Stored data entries

+    if (lo_ >= total_tiles) return;
+    const int lo = (int)lo_, hi_t = (int)(lo_ + chunk < total_tiles ? lo_ + chunk : total_tiles);
     int it = 0, hi = n_items - 1;
     while (it < hi) {
         const int mid = (it + hi + 1) >> 1;
-        if (items[mid].tile_begin <= tile) it = mid;
+        if (items[mid].tile_begin <= lo) it = mid;
         else hi = mid - 1;
     }
-    const aldi_dgw_item d = items[it];
-    const int Cout = d.Cout, KH = d.KH, KW = d.KW, Cin = d.Cin, T_ = KH * KW;
-    const int nci = (Cin + 31) >> 5, nco = (Cout + 31) >> 5;
-    int t = tile - d.tile_begin;
-    const int cit = t % nci; t /= nci;
-    const int cot = t % nco;
-    const int tap = t / nco;
-    const int kh = tap / KW, kw = tap - kh * KW;
-    const int stap = (KH - 1 - kh) * KW + (KW - 1 - kw);
-    const int tx = threadIdx.x & 31, ty = threadIdx.x >> 5;
-#pragma unroll
-    for (int k = 0; k < 4; ++k) {
-        const int co = cot * 32 + ty + k * 8, ci = cit * 32 + tx;
-        float v = 0.f;
-        if (co < Cout && ci < Cin) {
-            v = d.w_master[((long)co * T_ + stap) * Cin + ci];
-            if (d.scale) v *= d.scale[co];
-        }
-        tl[ty + k * 8][tx] = v;
-    }
-    __syncthreads();
-    T* __restrict__ wt = static_cast<T*>(d.wt);
-#pragma unroll
-    for (int k = 0; k < 4; ++k) {
-        const int ci = cit * 32 + ty + k * 8, co = cot * 32 + tx;
-        if (co < Cout && ci < Cin) Elem<T>::st(wt + ((long)ci * T_ + tap) * Cout + co, tl[tx][ty + k * 8]);
+    int t = lo;
+    while (t < hi_t) {
+        while (it + 1 < n_items && items[it + 1].tile_begin <= t) ++it;
+        const aldi_dgw_item d = items[it];
+        const int next = it + 1 < n_items ? items[it + 1].tile_begin : total_tiles;
+        const int nci = (d.Cin + 31) >> 5, nco = (d.Cout + 31) >> 5, per_tap = nco * nci;
+        int l = t - d.tile_begin;
+        int lend = (next < hi_t ? next : hi_t) - d.tile_begin;
+        t = d.tile_begin + lend;
+        if (lend > d.KH * d.KW * per_tap) lend = d.KH * d.KW * per_tap;
+        const bool packed = sizeof(T) == 2 && (d.Cout & 1) == 0 && ((uintptr_t)d.wt & 3) == 0;
+        while (l < lend) {
+            const int tap = l / per_tap, s = l - tap * per_tap;
+            const int p = s / (2 * nci), r = s - p * 2 * nci;
+            const bool full = 2 * p + 1 < nco;
+            const int cit = full ? r >> 1 : r, half = full ? r & 1 : 0;
+            const bool two = full && half == 0 && l + 1 < lend;
+            dgw_unit<T>(d, tl, tap, (2 * p + half) * 32, cit * 32, two ? 64 : 32, packed);
+            l += two ? 2 : 1;
+        }
     }
 }
 
@@ -852,8 +892,10 @@
 extern "C" int aldi_dgrad_weights_batch(const aldi_dgw_item* items, int n_items, int total_tiles, int dtype, aldi_stream_t stream) {
     if (!items || n_items <= 0 || total_tiles <= 0) return aldi_set_error_msg(ALDI_ERR_ARG, "dgrad_weights_batch: bad args");
     hipStream_t st = static_cast<hipStream_t>(stream);
-    if (dtype == ALDI_BF16) hipLaunchKernelGGL(dgrad_weights_batch_kernel<bf16_t>, dim3(total_tiles), dim3(256), 0, st, items, n_items);
-    else if (dtype == ALDI_F32) hipLaunchKernelGGL(dgrad_weights_batch_kernel<float>, dim3(total_tiles), dim3(256), 0, st, items, n_items);
+    const int chunk = 2 * cdiv(total_tiles, 2 * 2048);
+    const dim3 grid(cdiv(total_tiles, chunk));
+    if (dtype == ALDI_BF16) hipLaunchKernelGGL(dgrad_weights_batch_kernel<bf16_t>, grid, dim3(256), 0, st, items, n_items, total_tiles, chunk);
+    else if (dtype == ALDI_F32) hipLaunchKernelGGL(dgrad_weights_batch_kernel<float>, grid, dim3(256), 0, st, items, n_items, total_tiles, chunk);
     else return aldi_set_error_msg(ALDI_ERR_ARG, "dgrad_weights_batch: bad dtype");
     ALDI_CHECK_LAUNCH();
     return ALDI_OK;
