## Files before the change

### csrc/common.h

```cpp
#pragma once

#include <torch/extension.h>
#include <hip/hip_runtime.h>

#include <cstdint>

#define CHECK_GPU(x) TORCH_CHECK(x.is_cuda(), #x " must be on GPU")
#define CHECK_CONTIG(x) TORCH_CHECK(x.is_contiguous(), #x " must be contiguous")

inline int64_t ceil_div(int64_t a, int64_t b) { return (a + b - 1) / b; }

__device__ inline unsigned f32_sortable(float f) {
  unsigned u = __float_as_uint(f);
  return (u & 0x80000000u) ? ~u : (u | 0x80000000u);
}
__device__ inline float sortable_f32(unsigned s) {
  unsigned u = (s & 0x80000000u) ? (s & 0x7FFFFFFFu) : ~s;
  return __uint_as_float(u);
}

enum UploadSlot : int {
  kSlotHistChunks = 0,
  kSlotHistNodes = 1,
  kSlotPartCursors = 2,
  kSlotPartChunks = 3,
  kSlotPartSegStart = 4,
  kSlotGatherSegs = 5,
  kSlotLeafSegs = kSlotGatherSegs,
  kSlotLeafTree = 6,
  kSlotLeafVal = 7,
  kSlotClassChunks = 8,
  kSlotClassNodes = 9,
  kUploadSlots = 12,
};

torch::Tensor h2d_async(const void* src, size_t bytes, UploadSlot slot,
                        const torch::Device& dev);

void launch_hist_decode(float* out, const long long* stage, const int* nodes,
                        const float* scales, int n_multi, int64_t FBC, int C,
                        hipStream_t stream);

void split_argmax_wide(torch::Tensor gain, torch::Tensor feat,
                       torch::Tensor bin, torch::Tensor left_stats,
                       torch::Tensor hist, int D, double lam,
                       double min_child_weight, double min_instances,
                       double min_info_gain);
int64_t hist_build_class(torch::Tensor out, torch::Tensor bins,
                         torch::Tensor bins_t, torch::Tensor label,
                         torch::Tensor weight, torch::Tensor row_idx,
                         torch::Tensor node_offsets, torch::Tensor node_col0,
                         int64_t num_bins, int64_t num_classes, int64_t nn,
                         double w_max, bool identity_rows);

void forest_contrib(torch::Tensor out, torch::Tensor x, torch::Tensor ranges,
                    torch::Tensor path_off, torch::Tensor path_m,
                    torch::Tensor path_v, torch::Tensor e_feat,
                    torch::Tensor e_lo, torch::Tensor e_hi, torch::Tensor e_z,
                    int64_t rows_per_tile, double scale);

void logreg_loss_grad(torch::Tensor payload, torch::Tensor x, torch::Tensor y,
                      torch::Tensor w, torch::Tensor wmat, bool has_bias);
bool logreg_fused_supported(int64_t F, int64_t K);
```

### csrc/ops.hip

```cpp

#include <ATen/hip/HIPContext.h>

#include <chrono>
#include <cstring>
#include <tuple>
#include <vector>

#include "common.h"
#include "hist_plan.h"

torch::Tensor h2d_async(const void* src, size_t bytes, UploadSlot slot,
                        const torch::Device& dev) {
  static thread_local torch::Tensor pin[2 * kUploadSlots];
  static thread_local hipEvent_t done[2 * kUploadSlots] = {};
  static thread_local unsigned char flip[kUploadSlots] = {};
  flip[slot] ^= 1;
  const int bi = slot * 2 + flip[slot];
  auto& b = pin[bi];
  if (done[bi]) (void)hipEventSynchronize(done[bi]);
  if (!b.defined() || (size_t)b.numel() < bytes) {
    size_t cap = 4096;
    while (cap < bytes) cap *= 2;
    b = torch::empty({(int64_t)cap},
                     torch::TensorOptions().dtype(torch::kByte)
// ... 605 lines not shown
    base_l = atomicAdd(cursors + node * 2 + 0, tot);
    base_r = atomicAdd(cursors + node * 2 + 1, -(len - tot)) - (len - tot);
    loc_l = 0;
    loc_r = 0;
  }
  __syncthreads();

  for (int i = threadIdx.x; i < ((len + 63) & ~63); i += blockDim.x) {
    const bool active = i < len;
    const unsigned long long word = bits[i >> 6];
    const bool left = (word >> lane) & 1ull;
    const unsigned long long lmask = word;
    const unsigned long long rmask = __ballot(active) & ~word;
    int lbase = 0, rbase = 0;
    if (lane == 0) {
      lbase = atomicAdd(&loc_l, (int)__popcll(lmask));
      rbase = atomicAdd(&loc_r, (int)__popcll(rmask));
    }
    lbase = __shfl(lbase, 0, 64);
    rbase = __shfl(rbase, 0, 64);
    if (active) {
      const int r = row_idx[start + i];
      if (left) {
        const int pos = base_l + lbase + (int)__popcll(lmask & ((1ull << lane) - 1ull));
        new_rows[pos] = r;
      } else {
        const int pos = base_r + rbase + (int)__popcll(rmask & ((1ull << lane) - 1ull));
        new_rows[pos] = r;
      }
    }
  }
}

void partition_rows(torch::Tensor new_rows, torch::Tensor left_counts,
                    torch::Tensor bins, torch::Tensor bins_t,
                    torch::Tensor row_idx,
                    torch::Tensor node_offsets, torch::Tensor feat,
                    torch::Tensor thr) {
  auto tpA = std::chrono::steady_clock::now();
  CHECK_GPU(new_rows); CHECK_GPU(bins); CHECK_GPU(row_idx);
  CHECK_GPU(feat); CHECK_GPU(thr); CHECK_GPU(left_counts);
  const int F = (int)bins.size(1);
  const int n_nodes = (int)node_offsets.numel() - 1;
  auto offs = node_offsets.accessor<int64_t, 1>();

  std::vector<int> cur_v(n_nodes * 2);
  std::vector<int> chunk_v;
  int64_t total_rows = offs[n_nodes];
  int64_t chunk_rows =
      std::max<int64_t>(8192, ceil_div(total_rows, (int64_t)2048));
  chunk_rows = std::min<int64_t>(chunk_rows, 65536);
  for (int nd = 0; nd < n_nodes; ++nd) {
    cur_v[nd * 2 + 0] = (int)offs[nd];
    cur_v[nd * 2 + 1] = (int)offs[nd + 1];
    for (int64_t c = offs[nd]; c < offs[nd + 1]; c += chunk_rows) {
      chunk_v.push_back(nd);
      chunk_v.push_back((int)c);
      chunk_v.push_back((int)std::min<int64_t>(chunk_rows, offs[nd + 1] - c));
    }
  }
  auto stream = at::hip::getCurrentHIPStream();
  static const bool part_dbg = getenv("SEA_PART_DEBUG") != nullptr;
  auto tp0 = std::chrono::steady_clock::now();
  auto cursors_b = h2d_async(cur_v.data(), cur_v.size() * 4,
                             kSlotPartCursors, bins.device());
  auto cursors = cursors_b.view(torch::kInt32);
  auto tp1 = std::chrono::steady_clock::now();
  if (!chunk_v.empty()) {
    auto chunks_b = h2d_async(chunk_v.data(), chunk_v.size() * 4, kSlotPartChunks,
                              bins.device());
    auto chunks = chunks_b.view(torch::kInt32);
    auto tp2 = std::chrono::steady_clock::now();
    const int n_chunks = (int)(chunk_v.size() / 3);
    const size_t bit_lds = (size_t)((chunk_rows + 63) / 64) * 8;
    const uint8_t* bt_ptr =
        bins_t.defined() && bins_t.numel() ? bins_t.data_ptr<uint8_t>()
                                           : nullptr;
    hipLaunchKernelGGL(partition_kernel, dim3(n_chunks), dim3(256), bit_lds,
                       stream,
                       new_rows.data_ptr<int>(), cursors.data_ptr<int>(),
                       bins.data_ptr<uint8_t>(), bt_ptr,
                       row_idx.data_ptr<int>(),
                       chunks.data_ptr<int>(), feat.data_ptr<int>(),
                       thr.data_ptr<int>(), F, (long long)bins.size(0));
    if (part_dbg) {
      auto tp3 = std::chrono::steady_clock::now();
      auto us = [](auto a, auto b) {
        return std::chrono::duration_cast<std::chrono::microseconds>(b - a)
            .count();
      };
      fprintf(stderr,
              "[part c++] entry=%ldus cursors=%ldus chunks=%ldus launch=%ldus\n",
              (long)us(tpA, tp0), (long)us(tp0, tp1), (long)us(tp1, tp2),
              (long)us(tp2, tp3));
    }
  }
  auto lcur = cursors.view({n_nodes, 2}).select(1, 0);
  std::vector<int> seg_v(n_nodes);
  for (int nd = 0; nd < n_nodes; ++nd) seg_v[nd] = (int)offs[nd];
  auto seg_b = h2d_async(seg_v.data(), seg_v.size() * 4, kSlotPartSegStart,
                         bins.device());
  auto seg_start = seg_b.view(torch::kInt32);
  left_counts.copy_(lcur - seg_start);
}


__global__ void tree_predict_kernel(float* __restrict__ out,
                                    const float* __restrict__ x,
                                    const int* __restrict__ feat,
                                    const float* __restrict__ thr,
                                    const int* __restrict__ left,
                                    const float* __restrict__ leaf,
                                    int64_t n, int F, int D) {
  int64_t i = blockIdx.x * (int64_t)blockDim.x + threadIdx.x;
  int64_t stride = gridDim.x * (int64_t)blockDim.x;
  for (; i < n; i += stride) {
    const float* xr = x + i * F;
    int node = 0;
    int f = feat[0];
    while (f >= 0) {
      node = left[node] + (xr[f] <= thr[node] ? 0 : 1);
      f = feat[node];
    }
    const float* lv = leaf + (int64_t)node * D;
    float* o = out + i * D;
    for (int d = 0; d < D; ++d) o[d] = lv[d];
  }
}

void tree_predict(torch::Tensor out, torch::Tensor x, torch::Tensor feat,
                  torch::Tensor thr, torch::Tensor left, torch::Tensor leaf) {
  CHECK_GPU(out); CHECK_GPU(x);
  int64_t n = x.size(0);
  int F = (int)x.size(1);
  int D = (int)leaf.size(1);
  auto stream = at::hip::getCurrentHIPStream();
// ... 699 lines not shown
  TORCH_CHECK(!want_hess || D == 1, "hessian accumulation is scalar-only");
  TORCH_CHECK(payload.numel() >= 1 + D + (want_hess ? 1 : 0), "payload size");
  auto stream = at::hip::getCurrentHIPStream();
  int blocks = (int)std::min<int64_t>(ceil_div(n, 256 * 8), 2048);
  const int width = 2 + D;
  auto partials = torch::empty({(int64_t)blocks * width},
                               payload.options());
#define LS_LAUNCH(DD)                                                         \
  hipLaunchKernelGGL(line_search_eval_kernel<DD>, dim3(blocks), dim3(256), 0, \
                     stream, partials.data_ptr<float>(),                      \
                     label.data_ptr<float>(), pred.data_ptr<float>(),         \
                     dir.data_ptr<float>(), weight.data_ptr<float>(),         \
                     coeff.data_ptr<float>(), n, (int)loss_id, (float)param,  \
                     want_hess ? 1 : 0)
  switch (D) {
    case 1: LS_LAUNCH(1); break;
    case 2: LS_LAUNCH(2); break;
    case 3: LS_LAUNCH(3); break;
    case 4: LS_LAUNCH(4); break;
    case 5: LS_LAUNCH(5); break;
    case 6: LS_LAUNCH(6); break;
    case 7: LS_LAUNCH(7); break;
    case 8: LS_LAUNCH(8); break;
  }
#undef LS_LAUNCH
  const int rthreads = (256 / width) * width;
  hipLaunchKernelGGL(ls_reduce_kernel, dim3(1), dim3(rthreads), 0, stream,
                     payload.data_ptr<float>(), partials.data_ptr<float>(),
                     blocks, width, std::min(width, (int)payload.numel()));
}


template <int C>
__global__ void split_argmax_kernel(
    unsigned long long* __restrict__ best,
    const float* __restrict__ hist,
    int F, int B, int D, float lam, float min_child_weight,
    float min_instances) {
  const int node = blockIdx.x;
  const int f = blockIdx.y * (blockDim.x >> 6) + (threadIdx.x >> 6);
  const int lane = threadIdx.x & 63;
  if (f >= F) return;
  const float* h = hist + (((int64_t)node * F + f) * (int64_t)B) * C;
  const int BPL = (B + 63) >> 6;
  const int idx_c = C - 1;

  float loc[4][C];
  float tot[C];
#pragma unroll
  for (int c = 0; c < C; ++c) tot[c] = 0.0f;
  for (int i = 0; i < BPL; ++i) {
    const int b = lane * BPL + i;
#pragma unroll
    for (int c = 0; c < C; ++c) loc[i][c] = 0.0f;
    if (b < B) {
#pragma unroll
      for (int c = 0; c < C; ++c) {
        loc[i][c] = h[(int64_t)b * C + c];
        tot[c] += loc[i][c];
      }
    }
  }
  float pre[C], parent[C];
#pragma unroll
  for (int c = 0; c < C; ++c) {
    float v = tot[c];
    for (int off = 1; off < 64; off <<= 1) {
      const float u = __shfl_up(v, off, 64);
      if (lane >= off) v += u;
    }
    pre[c] = v - tot[c];
    parent[c] = __shfl(v, 63, 64);
  }
  float pg2 = 0.0f;
#pragma unroll
  for (int d = 0; d < C; ++d)
    if (d < D) pg2 += parent[d] * parent[d];
  const float parent_score = pg2 / (parent[D] + lam);

  float run[C];
#pragma unroll
  for (int c = 0; c < C; ++c) run[c] = pre[c];
  unsigned best_s = 0u;
  int best_b = -1;
  for (int i = 0; i < BPL; ++i) {
    const int b = lane * BPL + i;
    if (b >= B) break;
#pragma unroll
    for (int c = 0; c < C; ++c) run[c] += loc[i][c];
    if (b < B - 1) {
      const float hl = run[D], hr = parent[D] - run[D];
      const float cl = run[idx_c], cr = parent[idx_c] - run[idx_c];
      if (hl >= min_child_weight && hr >= min_child_weight &&
          cl >= min_instances && cr >= min_instances) {
        float gl = 0.0f, gr = 0.0f;
#pragma unroll
        for (int d = 0; d < C; ++d)
          if (d < D) {
            const float l = run[d], r = parent[d] - run[d];
            gl += l * l;
            gr += r * r;
          }
        const float gain =
            gl / (hl + lam) + gr / (hr + lam) - parent_score;
        const unsigned s = f32_sortable(gain);
        if (s > best_s) { best_s = s; best_b = b; }
      }
    }
  }
  for (int off = 32; off > 0; off >>= 1) {
    const unsigned os = __shfl_down(best_s, off, 64);
    const int ob = __shfl_down(best_b, off, 64);
    if (os > best_s) { best_s = os; best_b = ob; }
  }
  if (lane == 0 && best_b >= 0) {
    const unsigned long long packed =
        ((unsigned long long)best_s << 32) | (unsigned)(f * B + best_b);
    atomicMax(&best[node], packed);
  }
}
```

> **Work item**:
Search the records for the string "lines" and report each line that has it.

> **Final answer**:
// ... 605 lines not shown
// ... 699 lines not shown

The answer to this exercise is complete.